Dataset section start

# michelbarbeau/gr-uwspr

Hardware: AMD Instinct MI355X
Metric: 2-min WSPR frames decoded/sec (coarse+sync) (higher is better)
Workload: dtype f32

## Files before the change

gr-uwspr_amd/csrc/k4_jig.hip:

```cpp
#include "k4_common.h"

#pragma clang fp contract(off)

namespace uwspr {

constexpr int K4J_WAVES = 2;
#ifndef K4J_OCC
#define K4J_OCC 2
#endif
constexpr int K4J_PT_STRIDE = 18;

__global__ __launch_bounds__(64 * K4J_WAVES, K4J_OCC) void k4_jig(
    const float2 *__restrict__ frames, int fstride, int np, int nframes, const dev_grp *__restrict__ grps,
    int G, float *__restrict__ p_out, const float2 *__restrict__ ptab, int gps) {
  constexpr int NL = 6, PPW = 16;
  constexpr int R = 24;
  constexpr int AH = 21;
  constexpr int Q = (2 * (7 + AH) + 1) / 16;
  constexpr int M = Q + 1;
  constexpr int NSLOT = 16 + Q;
  constexpr int RS = 32 * M + 4;
  static_assert(4 * (NL - 1) < AH && M == 4, "ring reach");
  __shared__ __align__(16) float lds_all[K4J_WAVES][PPW * RS];
  __shared__ __align__(16) float2 ptl_all[K4J_WAVES][8 * K4J_PT_STRIDE];

  const int lane = threadIdx.x & 63;
  const int wv = __builtin_amdgcn_readfirstlane(threadIdx.x >> 6);
  float *lds = lds_all[wv];
  float2 *ptl = ptl_all[wv];

  const long long total = (long long)G * UWSPR_NSYM;
  const unsigned lblock = xcd_swizzle(blockIdx.x, gridDim.x);
  const long long g0 = ((long long)lblock * K4J_WAVES + wv) * PPW;
  if (g0 >= total) return;

  const int gA = (int)(g0 / UWSPR_NSYM);
  const int iA0 = (int)(g0 - (long long)gA * UWSPR_NSYM);
  const int sb = min(PPW, UWSPR_NSYM - iA0);
  const dev_grp A = grps[gA];
  const dev_grp Bg = grps[min(gA + 1, G - 1)];
  const bool okA = A.frame >= 0 && A.frame < nframes;
  const bool okB = (gA + 1 < G) && Bg.frame >= 0 && Bg.frame < nframes;
  const int frA = okA ? A.frame : 0, frB = okB ? Bg.frame : 0;
  const int nvA = okA ? (A.nvalid & 0xff) : 0, nvB = okB ? (Bg.nvalid & 0xff) : 0;
  const int selA = okA ? (A.nvalid >> 16) & 0xff : 0, selB = okB ? (Bg.nvalid >> 16) & 0xff : 0;
  const bool liveB = sb < PPW && okB;
  const bool use_tab = ptab != nullptr && (okA || liveB) && (!okA || selA != 0) && (!liveB || selB != 0);

  const int pr = lane >> 2;
  const int tone = lane & 3;
  const bool mineA = pr < sb;
  const int own_i = mineA ? iA0 + pr : pr - sb;
  if (!okA && !liveB) {
    if (g0 + pr < total) {
      const dev_grp &gy = mineA ? A : Bg;
      for (int l = 0; l < (gy.nvalid & 0xff) && l < NL; l++)
        p_out[((long long)(gy.hyp_base + (int)((gy.hmap >> (4 * l)) & 15u)) * UWSPR_NSYM + own_i) * 4 + tone] = 0.0f;
    }
    return;
  }
  const float2 *tabA = ptab, *tabB = ptab;
  if (use_tab) {
    tabA = ptab + ((size_t)(gA / gps) * kPtabPerSlot + (max(selA, 1) - 1)) * kPtabFloat2;
    tabB = ptab + ((size_t)((gA + 1) / gps) * kPtabPerSlot + (max(selB, 1) - 1)) * kPtabFloat2;
    if (!selA) tabA = tabB;
    if (!selB) tabB = tabA;
  }
  const bool knownA = !okA || (A.nvalid & 0x100) != 0, knownB = !okB || (Bg.nvalid & 0x100) != 0;
  const bool skip_mid = knownA && (knownB || sb >= PPW);
  const bool skip_last = !skip_mid && (!okA || nvA <= 5) && (!liveB || nvB <= 5);
  auto body = [&](auto skip_tag, auto tab_tag) __attribute__((always_inline)) {
  constexpr int SKIPL = decltype(skip_tag)::value;
  constexpr bool TAB = decltype(tab_tag)::value;
  const int l0A = okA ? A.lag[0] : 1 - 256 * iA0;
  const int l0B = okB ? Bg.lag[0] : 1;

  const int own_nb = (mineA ? l0A : l0B) + 256 * own_i;
  const bool interior = __all((own_nb > 0) && (own_nb + 255 + 16 * Q < np)  );

  const int kk = lane & 15;
  const int segq = lane >> 4;
  const float2 *src[4];
#pragma unroll
  for (int j = 0; j < 4; j++) {
    const int pj = 4 * j + segq;
    const bool sA = pj < sb;
    src[j] = frames + (long long)(sA ? frA : frB) * fstride + ((sA ? l0A + 256 * (iA0 + pj) : l0B + 256 * (pj - sb)) + kk);
  }
  float2 stage[4];
  auto load_slot = [&](int sl) {
    if (interior) {
#pragma unroll
      for (int j = 0; j < 4; j++) stage[j] = src[j][16 * sl];
    } else {
#pragma unroll
      for (int j = 0; j < 4; j++) {
        const int pj = 4 * j + segq;
        const bool sA = pj < sb;
        const int n = (sA ? l0A + 256 * (iA0 + pj) : l0B + 256 * (pj - sb)) + kk + 16 * sl;
        const bool inr = (n > 0) && (n < np);
        const float2 v = frames[(long long)(sA ? frA : frB) * fstride + min(max(n, 0), np - 1)];
        stage[j] = inr ? v : make_float2(0.0f, 0.0f);
      }
    }
  };
  const int st_row = segq * RS + 2 * kk;
  auto store_slot = [&](int pos) {
#pragma unroll
    for (int j = 0; j < 4; j++) *reinterpret_cast<float2 *>(&lds[st_row + 4 * j * RS + 32 * pos]) = stage[j];
  };
  float2 tstage[2];
  auto load_tab = [&](int c) {
#pragma unroll
    for (int j = 0; j < 2; j++) {
      const int e = lane + 64 * j, tn = (e >> 4) & 3, st = e & 15;
      tstage[j] = ((e >> 6) ? tabB : tabA)[tn * 256 + 16 * c + st];
    }
  };
  auto store_tab = [&]() {
#pragma unroll
    for (int j = 0; j < 2; j++) {
      const int e = lane + 64 * j;
      ptl[(e >> 4) * K4J_PT_STRIDE + (e & 15)] = tstage[j];
    }
  };

  {
    float2 pro[Q + 1][4];
#pragma unroll
    for (int sl = 0; sl <= Q; sl++) {
      load_slot(sl);
#pragma unroll
      for (int j = 0; j < 4; j++) pro[sl][j] = stage[j];
    }
    if (TAB) load_tab(0);
#pragma unroll
    for (int sl = 0; sl <= Q; sl++) {
#pragma unroll
      for (int j = 0; j < 4; j++) stage[j] = pro[sl][j];
      store_slot(sl);
    }
    if (TAB) store_tab();
  }
  float rc = 1.0f, rs = 0.0f, rcd = 1.0f, rsd = 0.0f;
  if (!TAB) {
    const dev_grp &gy = mineA ? A : Bg;
    const float fp = (gy.m_type == UWSPR_LINEAR)
                         ? (float)((double)gy.f0 + ((double)gy.drift / 2.0) * ((double)(float)own_i - 81.0) / 81.0)
                         : gy.f0 + gy.slmc;
    const float delta = ((float)tone - 1.5f) * 1.46484375f;
    double sn, cs;
    sincos(kTwoPiDt * (double)(fp + delta), &sn, &cs);
    rcd = (float)cs;
    rsd = (float)sn;
  }

  int sa[M];
#pragma unroll
  for (int q = 0; q < M; q++) sa[q] = pr * RS + 32 * q;
  const int trow = ((mineA ? 0 : 4) + tone) * K4J_PT_STRIDE;

  float inp[NL], quad[NL];
#pragma unroll
  for (int l = 0; l < NL; l++) { inp[l] = 0.0f; quad[l] = 0.0f; }

  float4 ring[R];
  wave_lds_fence();
#pragma unroll
  for (int e = 0; e < AH; e++) ring[e] = *reinterpret_cast<const float4 *>(&lds[sa[(2 * e) >> 4] + 2 * ((2 * e) & 15)]);
#pragma unroll
  for (int e = AH; e < R; e++) ring[e] = make_float4(0.0f, 0.0f, 0.0f, 0.0f);

  int wpos = 0;
  auto chunk = [&](auto phase_tag, int ch) __attribute__((always_inline)) {
    constexpr int PH = decltype(phase_tag)::value;
    load_slot(min(ch + Q + 1, NSLOT - 1));
    if (TAB) load_tab(min(ch + 1, 15));
    wave_lds_fence();
    float4 phn = make_float4(0.0f, 0.0f, 0.0f, 0.0f);
    if (TAB) phn = *reinterpret_cast<const float4 *>(&ptl[trow]);
#pragma unroll
    for (int i = 0; i < 8; i++) {
      const int j0 = 8 * PH + i;
      const int o = 2 * i + 2 * AH;
      ring[(j0 + AH) % R] = *reinterpret_cast<const float4 *>(&lds[sa[o >> 4] + 2 * (o & 15)]);
      float4 ph = phn;
      if (TAB) {
        if (i < 7) phn = *reinterpret_cast<const float4 *>(&ptl[trow + 2 * i + 2]);
      } else {
        ph.x = rc; ph.y = rs;
        k4_rot<false>(rc, rs, rcd, rsd);
        ph.z = rc; ph.w = rs;
        k4_rot<false>(rc, rs, rcd, rsd);
      }
      __builtin_amdgcn_sched_barrier(0);
#pragma unroll
      for (int l = 0; l < NL; l++) {
        if (l == SKIPL) continue;
        const float4 v = ring[(j0 + 4 * l) % R];
        k4_mac<false>(inp[l], quad[l], v.x, v.y, ph.x, ph.y);
        k4_mac<false>(inp[l], quad[l], v.z, v.w, ph.z, ph.w);
      }
      asm volatile("" : "+v"(inp[0]), "+v"(inp[1]), "+v"(inp[2]), "+v"(inp[3]), "+v"(inp[4]), "+v"(inp[5]),
                        "+v"(quad[0]), "+v"(quad[1]), "+v"(quad[2]), "+v"(quad[3]), "+v"(quad[4]), "+v"(quad[5])
                   :: "memory");
      __builtin_amdgcn_sched_barrier(0);
    }
    wave_lds_fence();
    store_slot(wpos);
    if (TAB) store_tab();
    wpos = (wpos + 1 == M) ? 0 : wpos + 1;
    const int first = sa[0];
#pragma unroll
    for (int q = 0; q + 1 < M; q++) sa[q] = sa[q + 1];
    sa[M - 1] = first;
  };
  for (int t = 0; t < 5; t++) {
    chunk(std::integral_constant<int, 0>{}, 3 * t);
    chunk(std::integral_constant<int, 1>{}, 3 * t + 1);
    chunk(std::integral_constant<int, 2>{}, 3 * t + 2);
  }
  chunk(std::integral_constant<int, 0>{}, 15);

  if (g0 + pr < total) {
    const int nv = mineA ? nvA : nvB;
    const int hb = mineA ? A.hyp_base : Bg.hyp_base;
    const uint32_t hm = mineA ? A.hmap : Bg.hmap;
#pragma unroll
    for (int l = 0; l < NL; l++) {
      if (l < nv && l != SKIPL) {
        const float pj = ieee_sqrtf(inp[l] * inp[l] + quad[l] * quad[l]);
        p_out[((long long)(hb + (int)((hm >> (4 * l)) & 15u)) * UWSPR_NSYM + own_i) * 4 + tone] = pj;
      }
    }
    const dev_grp &gy = mineA ? A : Bg;
    if (!(mineA ? okA : okB) && (gy.nvalid & 0xff) > 0)
      for (int l = 0; l < (gy.nvalid & 0xff) && l < NL; l++)
        p_out[((long long)(gy.hyp_base + (int)((gy.hmap >> (4 * l)) & 15u)) * UWSPR_NSYM + own_i) * 4 + tone] = 0.0f;
  }
  };
  if (use_tab) {
    if (skip_mid) body(std::integral_constant<int, 2>{}, std::true_type{});
    else if (skip_last) body(std::integral_constant<int, 5>{}, std::true_type{});
    else body(std::integral_constant<int, -1>{}, std::true_type{});
  } else {
    if (skip_mid) body(std::integral_constant<int, 2>{}, std::false_type{});
    else if (skip_last) body(std::integral_constant<int, 5>{}, std::false_type{});
    else body(std::integral_constant<int, -1>{}, std::false_type{});
  }
}
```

Dataset section end

Locate the word "selB" in the records and collect each line it appears in.

  const int selA = okA ? (A.nvalid >> 16) & 0xff : 0, selB = okB ? (Bg.nvalid >> 16) & 0xff : 0;
  const bool use_tab = ptab != nullptr && (okA || liveB) && (!okA || selA != 0) && (!liveB || selB != 0);
    tabB = ptab + ((size_t)((gA + 1) / gps) * kPtabPerSlot + (max(selB, 1) - 1)) * kPtabFloat2;
    if (!selB) tabB = tabA;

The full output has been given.